There are basically four possible choices. This isn't about what is good or bad, just what is theoretically possible....
- Local storage (storage that connects without going over the network.)
- SAN (storage that connects over the network).
Then of each of those, they can be replicated or not replicated.
So you end up with...
- Plain SAN
- Replicated SAN
- Plain Local Storage
- Replicated Local Storage
ok thanks for clearing that up.
-
@dave247 if you want to play at home, you can do Starwind vSAN, Gluster, and DRBD all pretty easily for free just to see how they physically work. Can be a fun experiment.
-
@scottalanmiller said in I don't really get the point of SAN snapshots:
@dave247 if you want to play at home, you can do Starwind vSAN, Gluster, and DRBD all pretty easily for free just to see how they physically work. Can be a fun experiment.
How/where?
-
@dave247 said in I don't really get the point of SAN snapshots:
@scottalanmiller said in I don't really get the point of SAN snapshots:
@dave247 if you want to play at home, you can do Starwind vSAN, Gluster, and DRBD all pretty easily for free just to see how they physically work. Can be a fun experiment.
How/where?
Setup your hypervisor of choice and use StarWinds vSAN solution. They have deployment guides right on their website.
-
@dave247 said in I don't really get the point of SAN snapshots:
@scottalanmiller said in I don't really get the point of SAN snapshots:
@dave247 if you want to play at home, you can do Starwind vSAN, Gluster, and DRBD all pretty easily for free just to see how they physically work. Can be a fun experiment.
How/where?
Well let's use Gluster as an example. Gluster runs on Linux (and maybe a few other things, never looked beyond Linux for it.) So that means you can use it with KVM, LXC, Xen, or VirtualBox for example.

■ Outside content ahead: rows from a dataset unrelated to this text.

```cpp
int jamd_gmm_outprob_host(jamd_gmm *g, const float *host_frames, int T, float *host_out) {
  if (!g || !host_frames || !host_out || T < 0) {
    jamd_set_error("jamd_gmm_outprob_host: bad argument");
    return JAMD_EINVAL;
  }
  if (T == 0) return JAMD_OK;
  return jamd_host_call(&g->stage, g->eng, host_frames, (size_t)T * g->D, host_out, (size_t)T * g->S,
                        [&](const float *in, float *o, hipStream_t st) -> long long {
                          const int rc = jamd_gmm_outprob_dev(g, in, T, o, st);
                          return rc != JAMD_OK ? rc : (long long)T * g->S;
                        }, JAMD_ELAUNCH);
}

int jamd_gmm_tmix_cap(const jamd_gmm *g) { return g ? g->tm_cap : -1; }
int jamd_gmm_nbook(const jamd_gmm *g) { return g ? g->nbook : -1; }

int jamd_gmm_tmix_cache_dev(jamd_gmm *g, const float *dev_frames, int T, float *dev_score,
                            int *dev_id, int *dev_num, void *stream) {
  if (!g || !dev_frames || !dev_score || !dev_id || !dev_num || T < 0) {
    jamd_set_error("jamd_gmm_tmix_cache_dev: bad argument");
    return JAMD_EINVAL;
  }
  if (!g->ntied) { jamd_set_error("jamd_gmm_tmix_cache_dev: model has no tied-mixture states"); return JAMD_ESTATE; }
  if (T == 0) return JAMD_OK;
  JAMD_HIP(hipSetDevice(g->eng->device));
  const int off[2] = {0, T};
  int rc = set_utterances(g, off, 1, jamd_stream(g->eng, stream));
  if (rc == JAMD_OK) rc = jamd_gmm_launch_tmix(g, dev_frames, T, nullptr, dev_score, dev_id, dev_num, jamd_stream(g->eng, stream));
  if (rc != JAMD_OK) return rc;
  hipError_t le = hipGetLastError();
  if (le != hipSuccess) {
    jamd_set_error("jamd_gmm_tmix_cache_dev: launch failed: %s", hipGetErrorString(le));
    return JAMD_ELAUNCH;
  }
  return JAMD_OK;
}

}
```

### julius_amd/csrc/gmm_host.h

```cpp
#pragma once
#include "jamd_host.h"

struct JAMD_LOCAL jamd_gmm {
  jamd_engine *eng = nullptr;
  int S = 0, D = 0, E = 0, nbook = 0;
  int gprune = 0, gprune_num = 0;
  int rec = 0;
  int maxmix = 0;
  JamdDev<float> d_rec;
  JamdDev<float> d_rec_ring;
  JamdDev<int> d_st_off;
  JamdDev<int> d_st_off_plain;
  int E_plain = 0;
  JamdDev<int> d_st_book;
  JamdDev<int> d_book_off;
  std::vector<int> h_book_off;
  JamdDev<float> d_book_rec;
  JamdDev<float> d_ent_logw;
  JamdDev<int> d_tied_states;
  int ntied = 0;
  int maxbook = 0;
  int tm_cap = 0;
  bool has_null = false;
  int hist_method = 0;
  JamdPinned utt;
  int cur_nutt = 0;
  JamdStage<float, float> stage;
  JamdStage<float, float> dens_stage;
  JamdDev<float> d_tm_score; JamdDev<int> d_tm_id, d_tm_num;
  JamdDev<float> d_narrow;
  JamdDev<int> d_tm_flag;
  char last_kernel[64] = {0};
};

JAMD_LOCAL int jamd_gmm_launch_plain(jamd_gmm *g, const float *frames, int T, float *out, hipStream_t st);
JAMD_LOCAL int jamd_gmm_launch_dens(jamd_gmm *g, const float *rec, int E, const float *frames, int T, float *out,
                                        hipStream_t st);

int jamd_gmm_launch_safe(jamd_gmm *g, const float *frames, int T, float *out, hipStream_t st);
int jamd_gmm_launch_tmix(jamd_gmm *g, const float *frames, int T, float *out, float *c_score,
                         int *c_id, int *c_num, hipStream_t st);
```

### julius_amd/csrc/gmm_outprob.hip

```cpp
#include "gmm_dev.h"
#include "gmm_host.h"

namespace {
using namespace jamd;

constexpr int kWaves = 4;

template <int D, int FPL, int NS, bool HAS_NULL>
__global__ void __launch_bounds__(64 * kWaves)
gmm_tile_kernel(const float *__restrict__ rec, const int *__restrict__ st_off,
                const float *__restrict__ frames, const float *__restrict__ tbl,
                float *__restrict__ out, int T, int S, int nsb, int nfb, int nstb,
                float addmin_f) {
  static_assert(FPL % 2 == 0, "frames are processed as packed pairs");
  constexpr int REC = ((2 * D + 2) + 3) & ~3;
  constexpr int FPW = 64 * FPL;
  constexpr int NP = FPL / 2;
  __shared__ float tile[kWaves][FPW][NS + 1];

  int fb, sb;
  if (!decode_block(nfb, nstb, fb, sb)) return;
  const int lane = threadIdx.x & 63;
  const int wave = threadIdx.x >> 6;
  const int t0 = (fb * kWaves + wave) * FPW;
  if (t0 >= T) return;

  f2 v[NP][D];
#pragma unroll
  for (int p = 0; p < NP; p++) load_frames<D>(v[p], nullptr, frames, t0 + p * 128, T, D, lane);

#if defined(__HIP_DEVICE_COMPILE__) && !defined(__GFX9__)
#error "gmm_tile: the raw buffer descriptor below is the gfx9 (CDNA) format; this library is written for gfx950 only"
#endif
  const __amdgpu_buffer_rsrc_t tbl_rsrc = __builtin_amdgcn_make_buffer_rsrc((void *)tbl, 0, 4 * (JAMD_TBLSIZE + 1), 0x00020000);
  const int s_begin = sb * nsb;
  const int s_end = min(S, s_begin + nsb);
  for (int sg = s_begin; sg < s_end; sg += NS) {
    const int ns = min(NS, s_end - sg);
    for (int si = 0; si < ns; si++) {
      const int e0 = st_off[sg + si], e1 = st_off[sg + si + 1];
      f2 y2[NP], tv2[NP];
#pragma unroll
      for (int p = 0; p < NP; p++) { y2[p] = f2{JAMD_LOG_ZERO, JAMD_LOG_ZERO}; tv2[p] = f2{0.0f, 0.0f}; }
      for (int e = e1 - 1; e >= e0; e--) {
        const float *__restrict__ r = rec + (size_t)e * REC;
        const float gc = r[2 * D], lw = r[2 * D + 1];
        f2 acc[NP];
#pragma unroll
        for (int p = 0; p < NP; p++) acc[p] = f2{gc, gc};
#pragma unroll
        for (int d = 0; d < D; d++) {
          const float mu = r[d], iv = r[D + d];
          const f2 mu2 = {mu, mu}, iv2 = {iv, iv};
#pragma unroll
          for (int p = 0; p < NP; p++) {
            f2 x = v[p][d] - mu2;
            x = x * x;
            x = x * iv2;
            acc[p] = acc[p] + x;
          }
        }
        const bool nulld = HAS_NULL && (gc != gc);
        const float naddmin = -addmin_f;
#pragma unroll
        for (int p = 0; p < NP; p++) {
          f2 s2 = acc[p] * f2{-0.5f, -0.5f};
          if (nulld) s2 = f2{JAMD_LOG_ZERO, JAMD_LOG_ZERO};
          s2 = s2 + f2{lw, lw};
          __builtin_amdgcn_sched_barrier(0);
          const f2 yy = y2[p] + tv2[p];
          const f2 hi = {__builtin_fmaxf(s2.x, yy.x), __builtin_fmaxf(s2.y, yy.y)};
          const f2 df = s2 - yy;
          const float a0 = __builtin_fabsf(df.x), a1 = __builtin_fabsf(df.y);
          unsigned o0 = ((unsigned)((double)a0 * JAMD_TMAG + 0.5)) << 2, o1 = ((unsigned)((double)a1 * JAMD_TMAG + 0.5)) << 2;
          o0 = (a0 <= naddmin) ? o0 : 4u * (unsigned)JAMD_TBLSIZE;
          o1 = (a1 <= naddmin) ? o1 : 4u * (unsigned)JAMD_TBLSIZE;
          tv2[p] = f2{__builtin_bit_cast(float, __builtin_amdgcn_raw_buffer_load_b32(tbl_rsrc, (int)o0, 0, 0)),
                      __builtin_bit_cast(float, __builtin_amdgcn_raw_buffer_load_b32(tbl_rsrc, (int)o1, 0, 0))};
          y2[p] = hi;
        }
      }
#pragma unroll
      for (int k = 0; k < FPL; k++) {
        const f2 fin = y2[k / 2] + tv2[k / 2];
        tile[wave][k * 64 + lane][si] = finish_state((k & 1) ? fin.y : fin.x);
      }
    }
    wave_sync();
    constexpr int RPI = 64 / NS;
    const int col = lane % NS, rsub = lane / NS;
#pragma unroll 4
    for (int it = 0; it < FPW / RPI; it++) {
      const int rr = it * RPI + rsub;
      const int t = t0 + rr;
      if (t < T && col < ns) out[(size_t)t * S + sg + col] = tile[wave][rr][col];
    }
    wave_release();
  }
}

typedef float f16v __attribute__((ext_vector_type(16)));
constexpr int kRingRec = 80;

template <int BYTE_OFF>
__device__ __forceinline__ void ring_load(f16v &home, const float *chunks) {
  __builtin_amdgcn_sched_barrier(0);
  asm volatile("s_load_dwordx16 %0, %1, %2" : "=s"(home) : "s"(chunks), "i"(BYTE_OFF));
  __builtin_amdgcn_sched_barrier(0);
}
__device__ __forceinline__ void ring_wait(f16v &h0, f16v &h1, f16v &h2) {
  __builtin_amdgcn_sched_barrier(0);
  asm volatile("s_waitcnt lgkmcnt(0)" : "+s"(h0), "+s"(h1), "+s"(h2));
  __builtin_amdgcn_sched_barrier(0);
}
template <int N, int MU0, int IV0>
__device__ __forceinline__ void ring_chunk(f2 &acc, const f2 *v, const f16v &h) {
  f2 x[N], q[N], w[N];
#pragma unroll
  for (int i = 0; i < N + 3; i++) {
    if (i < N) { const float mu = h[MU0 + i]; x[i] = v[i] - f2{mu, mu}; }
    if (i >= 1 && i - 1 < N) q[i - 1] = x[i - 1] * x[i - 1];
    if (i >= 2 && i - 2 < N) { const float iv = h[IV0 + i - 2]; w[i - 2] = q[i - 2] * f2{iv, iv}; }
    if (i >= 3) acc = acc + w[i - 3];
    __builtin_amdgcn_sched_barrier(0);
  }
}

template <int NS, bool HAS_NULL>
__global__ void __launch_bounds__(64 * kWaves)
gmm_tile_ring_kernel(const float *__restrict__ ring, const int *__restrict__ st_off,
                     const float *__restrict__ frames, const float *__restrict__ tbl,
                     float *__restrict__ out, int T, int S, int nsb, int nfb, int nstb,
                     float addmin_f) {
  constexpr int D = 39, FPL = 2;
  constexpr int FPW = 64 * FPL;
  __shared__ float tile[kWaves][FPW][NS + 1];

  int fb, sb;
  if (!decode_block(nfb, nstb, fb, sb)) return;
  const int lane = threadIdx.x & 63;
  const int wave = threadIdx.x >> 6;
  const int t0 = (fb * kWaves + wave) * FPW;
  if (t0 >= T) return;

  f2 v[D];
  load_frames<D>(v, nullptr, frames, t0, T, D, lane);

  const __amdgpu_buffer_rsrc_t tbl_rsrc = __builtin_amdgcn_make_buffer_rsrc((void *)tbl, 0, 4 * (JAMD_TBLSIZE + 1), 0x00020000);
  const float naddmin = -addmin_f;
  const int s_begin = sb * nsb;
  const int s_end = min(S, s_begin + nsb);
  f16v h0, h1, h2;
  int held = -1;
  for (int sg = s_begin; sg < s_end; sg += NS) {
    const int ns = min(NS, s_end - sg);
    for (int si = 0; si < ns; si++) {
      const int s = sg + si;
      const int e0 = st_off[s], e1 = st_off[s + 1];
      const int e_over = (s + 1 < s_end ? st_off[s + 2] : e1) - 1;
      f2 y2 = {JAMD_LOG_ZERO, JAMD_LOG_ZERO}, tv2 = {0.0f, 0.0f};
      if (e1 > e0 && held != e1 - 1) {
        const float *r = ring + (size_t)(e1 - 1) * kRingRec;
        ring_load<0>(h0, r);
        ring_load<64>(h1, r);
        ring_load<128>(h2, r);
        ring_wait(h0, h1, h2);
      }
      for (int e = e1 - 1; e >= e0; e--) {
        const float *r = ring + (size_t)e * kRingRec;
        const float *rn = ring + (size_t)(e > e0 ? e - 1 : e_over) * kRingRec;
        const float gc = h0[0], lw = h0[1];
        const bool nulld = HAS_NULL && (gc != gc);
        f2 acc = {gc, gc};
        ring_chunk<7, 2, 9>(acc, v, h0);
        ring_load<192>(h0, r);
        ring_chunk<8, 0, 8>(acc, v + 7, h1);
        ring_load<256>(h1, r);
        ring_chunk<8, 0, 8>(acc, v + 15, h2);
        ring_wait(h0, h1, h2);
        ring_chunk<8, 0, 8>(acc, v + 23, h0);
        ring_load<0>(h0, rn);
        ring_load<128>(h2, rn);
        ring_chunk<8, 0, 8>(acc, v + 31, h1);
        ring_load<64>(h1, rn);
        {
          f2 s2 = acc * f2{-0.5f, -0.5f};
          if (nulld) s2 = f2{JAMD_LOG_ZERO, JAMD_LOG_ZERO};
          s2 = s2 + f2{lw, lw};
          __builtin_amdgcn_sched_barrier(0);
          const f2 yy = y2 + tv2;
          const f2 hi = {__builtin_fmaxf(s2.x, yy.x), __builtin_fmaxf(s2.y, yy.y)};
          const f2 df = s2 - yy;
          const float a0 = __builtin_fabsf(df.x), a1 = __builtin_fabsf(df.y);
          unsigned o0 = ((unsigned)((double)a0 * JAMD_TMAG + 0.5)) << 2, o1 = ((unsigned)((double)a1 * JAMD_TMAG + 0.5)) << 2;
          o0 = (a0 <= naddmin) ? o0 : 4u * (unsigned)JAMD_TBLSIZE;
          o1 = (a1 <= naddmin) ? o1 : 4u * (unsigned)JAMD_TBLSIZE;
          tv2 = f2{__builtin_bit_cast(float, __builtin_amdgcn_raw_buffer_load_b32(tbl_rsrc, (int)o0, 0, 0)),
                   __builtin_bit_cast(float, __builtin_amdgcn_raw_buffer_load_b32(tbl_rsrc, (int)o1, 0, 0))};
          y2 = hi;
        }
        ring_wait(h0, h1, h2);
      }
      if (e1 > e0) held = e_over;
      const f2 fin = y2 + tv2;
      tile[wave][lane][si] = finish_state(fin.x);
      tile[wave][64 + lane][si] = finish_state(fin.y);
    }
    store_tile<NS, FPW>(tile[wave], out, t0, T, S, sg, ns, lane);
  }
}
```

Gluster wants three nodes or more. So pick your Linux... CentOS, Fedora, Ubuntu, etc. And do three VMs and build a Gluster Cluster (and see it out loud for extra fun.) Then find other fun things to say to people at work like "I'm off to muster a Gluster Cluster."
Gluster will work just fine (if a tad slow) with just a small slice of storage, three VMs, and all built on the same underlying disk(s). You can do it on a laptop. Obviously, just for learning.
No need for "real" storage beneath it. It will work exactly the same in a lab scenario.